Since taking office, the Trump administration has been working to increase economic pressure on the North to abandon its nuclear programs while also threatening military action, insisting at the same time that a diplomatic solution would be preferable for all sides. Yet for months the Trump administration had offered inconsistent messages about what conditions would be needed for a tete-a-tete — such as whether North Korea would have to agree that its nuclear program was on the table before the United States would be willing to sit down.

Pence’s office, acknowledging the scrapped meeting on Tuesday, said North Korea had “dangled a meeting” in hopes that doing so would entice the vice-president to ease up on the North. Pence’s office suggested that North Korea later bailed because it became clear he would hold firm on the U.S. stance if a meeting did occur.

Pence’s chief of staff, Nick Ayers, said that the planned meeting — first reported by The Washington Post — would have included an “uncompromising message” delivered by Pence about the “maximum pressure campaign” the Trump administration is waging to try to deter North Korea from proceeding with its nuclear program.

“Perhaps that’s why they walked away from a meeting, or perhaps they were never sincere about sitting down,” Ayers said.

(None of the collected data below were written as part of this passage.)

@@ -914,6 +982,43 @@
   o.dH_l = dH;
 }
 
+template <class T> struct OctLeafStats {
+  static constexpr int L0 = 4, L1 = 20;
+  T w_l, sa_l, dH_l;
+  unsigned m_flags;
+  static constexpr unsigned LANES = (0xFu << L0) | (0xFu << L1);
+  static __device__ __forceinline__ int lane_of(int k) { return k < 4 ? L0 + k : L1 + (k - 4); }
+  __device__ __forceinline__ T w(int k) const { return readlane_at(w_l, lane_of(k)); }
+  __device__ __forceinline__ T sa(int k) const { return readlane_at(sa_l, lane_of(k)); }
+  __device__ __forceinline__ T dH(int k) const { return readlane_at(dH_l, lane_of(k)); }
+  __device__ __forceinline__ bool redo(int k) const { return ((m_flags >> (lane_of(k) + 8)) & 1u) != 0u; }
+  __device__ __forceinline__ bool div(int k) const { return ((m_flags >> lane_of(k)) & 1u) != 0u; }
+};
+template <class T, bool LINW>
+__device__ __forceinline__ void oct_leaf_stats(T wz, T H0, T delta_max, T lw_limit, OctLeafStats<T>& o) {
+  constexpr int L0 = OctLeafStats<T>::L0, L1 = OctLeafStats<T>::L1;
+  const bool odd = (threadIdx.x & 1u) != 0, up = (threadIdx.x & 2u) != 0, oq = (threadIdx.x & 4u) != 0;
+  const T from_prev = dpp_mov<0x124>(wz);
+  const T ne = neg_energy_sanitized(oq ? wz : from_prev);
+  const T dH = -ne - H0;
+  const T lw = H0 + ne;
+  T w, sa;
+  if constexpr (LINW) {
+    w = leaf_weight_exp_oct<L0, L1>(lw, odd, up);
+    sa = w >= T(1) ? T(1) : w;
+  } else {
+    const T wa = leaf_weight_exp_oct<L0, L1>(lw > T(0) ? T(0) : lw, odd, up);
+    sa = wa >= T(1) ? T(1) : wa;
+    w = lw;
+  }
+  const unsigned m_redo = LINW ? (unsigned)__builtin_amdgcn_ballot_w64(lw > lw_limit) : 0u;
+  const unsigned m_div = (unsigned)__builtin_amdgcn_ballot_w64(!(-H0 < delta_max + ne));
+  o.m_flags = (m_div & OctLeafStats<T>::LANES) | ((m_redo & OctLeafStats<T>::LANES) << 8);
+  o.w_l = w;
+  o.sa_l = sa;
+  o.dH_l = dH;
+}
+
 template <class T, int G, int E, int TK, class F>
 __device__ __forceinline__ void leapfrog_step_plus2(Point<T, E>& z, const T (&minv)[E], T eps, const TargetP<T>& tp, int lane, int d0,
                                                     T (&extra)[2], F&& partials, bool use_pre = false) {
diff --git a/advancedhmc.jl_amd/csrc/ahmc_nuts.hpp b/advancedhmc.jl_amd/csrc/ahmc_nuts.hpp
--- a/advancedhmc.jl_amd/csrc/ahmc_nuts.hpp
+++ b/advancedhmc.jl_amd/csrc/ahmc_nuts.hpp
@@ -205,6 +205,17 @@
 template <class T, int E, int MODE>
 constexpr bool nuts_quad_step() { return true; }
 
+__device__ __forceinline__ bool nuts_oct_doubling(int jw) {
+  asm volatile("" : "+s"(jw));
+  return jw > 2;
+}
+template <class T, int E, int MODE>
+constexpr bool nuts_oct_step() {
+  if (E > 2) return false;
+  if (sizeof(T) == 8 && MODE == 1) return false;
+  return true;
+}
+
 template <class T, int G, int E, int MODE, int TK>
 __global__ __launch_bounds__((G > 256 ? G : 256), (E >= 16 ? 1 : (MODE == 2 ? (E <= 2 ? 3 : 2) : (E <= 2 ? 4 : (E <= 4 ? 3 : 2))))) void k_nuts(KP<T> p) {
   constexpr int CPW = G >= 64 ? 1 : 64 / G;
@@ -238,6 +249,7 @@
   constexpr bool PAIR = G == 64 && !GENERAL && UTURN_ANY && !AHMC_MFMA_REDUCE && (AHMC_DS_REDUCE & 3) == 0 &&
                         !AHMC_LEAF_PROF && !AHMC_WAVE_TIMELINE;
   constexpr bool QUAD = PAIR && nuts_quad_step<T, E, MODE>();
+  constexpr bool OCT = QUAD && TK == 0 && nuts_oct_step<T, E, MODE>();
   const bool strict = GENERAL && p.criterion == 2;
   const int NV = strict ? 3 : 2;
   const int n_slots = NV * NLEV + NUTS_DORMANT + NUTS_CKPT;
@@ -449,6 +461,9 @@
           if (pair) ++leaf;
           if constexpr (QUAD) {
             if (jw > 1) leaf += 2;
+            if constexpr (OCT) {
+              if (nuts_oct_doubling(jw)) leaf += 4;
+            }
           }
         }
         const int nm = __builtin_ctz(leaf);
@@ -456,6 +471,113 @@
         if (pair) {
           if constexpr (PAIR) {
             if (QUAD && jw > 1) {
+              if constexpr (OCT) {
+              const T es = v > 0 ? eps : -eps;
+              auto quad_vec = [&](T (&RF_q)[E], T (&A_q)[E], T& xab, T& xcd, T& xl, T& yab, T& ycd) {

Pyongyang sent its nominal head of state, Kim Yong Nam, the highest-level visitor to the South from the North in recent memory. It also sent Kim Jong Un’s sister, Kim Yo Jong. Ostensibly, Pence would have met with one or both of those significant North Korean figures.

Pence’s guest for the Olympic Opening Ceremonies was Fred Warmbier, the father of Otto Warmbier, the U.S. student who died in 2017 shortly after he was released from North Korean detention. Pence also announced in the run-up to his visit that the Trump administration was preparing to unveil a particularly tough round of sanctions punishing the North for its nuclear weapons program.

Pence’s trip came after President Donald Trump days earlier hosted a group of North Korean defectors in the Oval Office, including Ji Seong-ho, whom the president had referenced in his State of the Union address. The White House cast that meeting as part of the Trump administration’s “maximum pressure” campaign to counter the North Korean nuclear program. The plan centres around rallying theinternational community to further isolate North Korea both diplomatically and economically.